*Instructions to follow*.
Say how many lines in the material below contain the word "query", giving the number alone.

*Exercise data*.

# decisiongraph/leann-rs

Hardware: AMD Instinct MI355X
Metric: queries/sec @ recall@10>=0.95 (higher is better)
Workload: dtype f32

## Files before the change

### include/leann_backend.h

```cpp
#ifndef LEANN_BACKEND_H
#define LEANN_BACKEND_H
#include <stddef.h>
#include <stdint.h>

#ifdef __cplusplus
extern "C" {
#endif

typedef struct leann_backend leann_backend;

enum { LEANN_BACKEND_HNSW = 0, LEANN_BACKEND_DISKANN = 1 };

enum {
    LEANN_OK = 0,
    LEANN_ERR_INVALID = 1,
    LEANN_ERR_NOT_FOUND = 2,
    LEANN_ERR_FORMAT = 3,
    LEANN_ERR_DEVICE = 4,
    LEANN_ERR_UNSUPPORTED = 5,
    LEANN_ERR_IO = 6,
    LEANN_ERR_OVERFLOW = 7
};

const char *leann_last_error(void);
const char *leann_version(void);

int leann_backend_open(const char *index_path_stem, int backend, size_t dims,
                       const char *device_spec, leann_backend **out);

int leann_backend_search(const leann_backend *h, const float *query, size_t top_k,
                         size_t complexity, uint64_t *keys, float *dists, size_t *n_out);

int leann_backend_search_batch(const leann_backend *h, const float *queries, size_t nq,
                               size_t top_k, size_t complexity, uint64_t *keys, float *dists,
                               uint32_t *counts);

int leann_backend_search_filtered(const leann_backend *h, const float *query, size_t top_k,
                                  size_t complexity, const uint8_t *allow, uint64_t *keys,
                                  float *dists, size_t *n_out);
int leann_backend_search_filtered_batch(const leann_backend *h, const float *queries, size_t nq,
                                        size_t top_k, size_t complexity, const uint8_t *allow,
                                        size_t allow_stride, uint64_t *keys, float *dists,
                                        uint32_t *counts);

int leann_backend_search_filtered_exact_batch(const leann_backend *h, const float *queries, size_t nq,
                                              size_t top_k, const uint8_t *allow, size_t allow_stride,
                                              uint64_t *keys, float *dists, uint32_t *counts);

typedef struct leann_filter leann_filter;
int leann_backend_filter_create(const leann_backend *h, const uint8_t *allow, leann_filter **out);
size_t leann_backend_filter_count(const leann_filter *f);
void leann_backend_filter_free(leann_filter *f);
int leann_backend_search_filter_batch(const leann_backend *h, const float *queries, size_t nq, size_t top_k,
                                      size_t complexity, const leann_filter *filter, int mode,
                                      uint64_t *keys, float *dists, uint32_t *counts);

int leann_backend_set_coalescing(leann_backend *h, uint32_t wait_us, uint32_t max_batch);
int leann_backend_coalescing_stats(const leann_backend *h, uint64_t *n_launches, uint64_t *n_queries);

size_t leann_backend_len(const leann_backend *h);
size_t leann_backend_dims(const leann_backend *h);
void leann_backend_close(leann_backend *h);

int leann_backend_build(int backend, const float *vectors, size_t n, size_t dims,
                        size_t graph_degree, size_t complexity, const char *index_path_stem);
int leann_backend_add(int backend, const float *vectors, size_t n, size_t dims, size_t start_id,
                      const char *index_path_stem);

int leann_backend_remove(leann_backend *h, const uint64_t *keys, size_t n, size_t *n_removed);
int leann_backend_consolidate(leann_backend *h);
size_t leann_backend_live_len(const leann_backend *h);
int leann_backend_removed_bitmap(const leann_backend *h, uint8_t *out , size_t *n_pending);
int leann_backend_remove_from_index(int backend, const uint64_t *keys, size_t n, size_t dims, const char *index_path_stem);
int leann_tombstones_write(const char *path, const uint8_t *bitmap, uint64_t n, uint64_t n_pending);
int leann_tombstones_read(const char *path, uint64_t n_expected, uint8_t *bitmap_out, uint64_t *n_removed, uint64_t *n_pending);

typedef struct {
    uint64_t n_queries;
    uint64_t n_dist_evals;
    uint64_t n_hops_base;
    uint64_t n_hops_upper;
    uint64_t n_table_overflow;
    uint64_t algorithmic_bytes;
} leann_search_stats;
int leann_backend_stats(const leann_backend *h, leann_search_stats *out, int reset);
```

*Answer section*.
2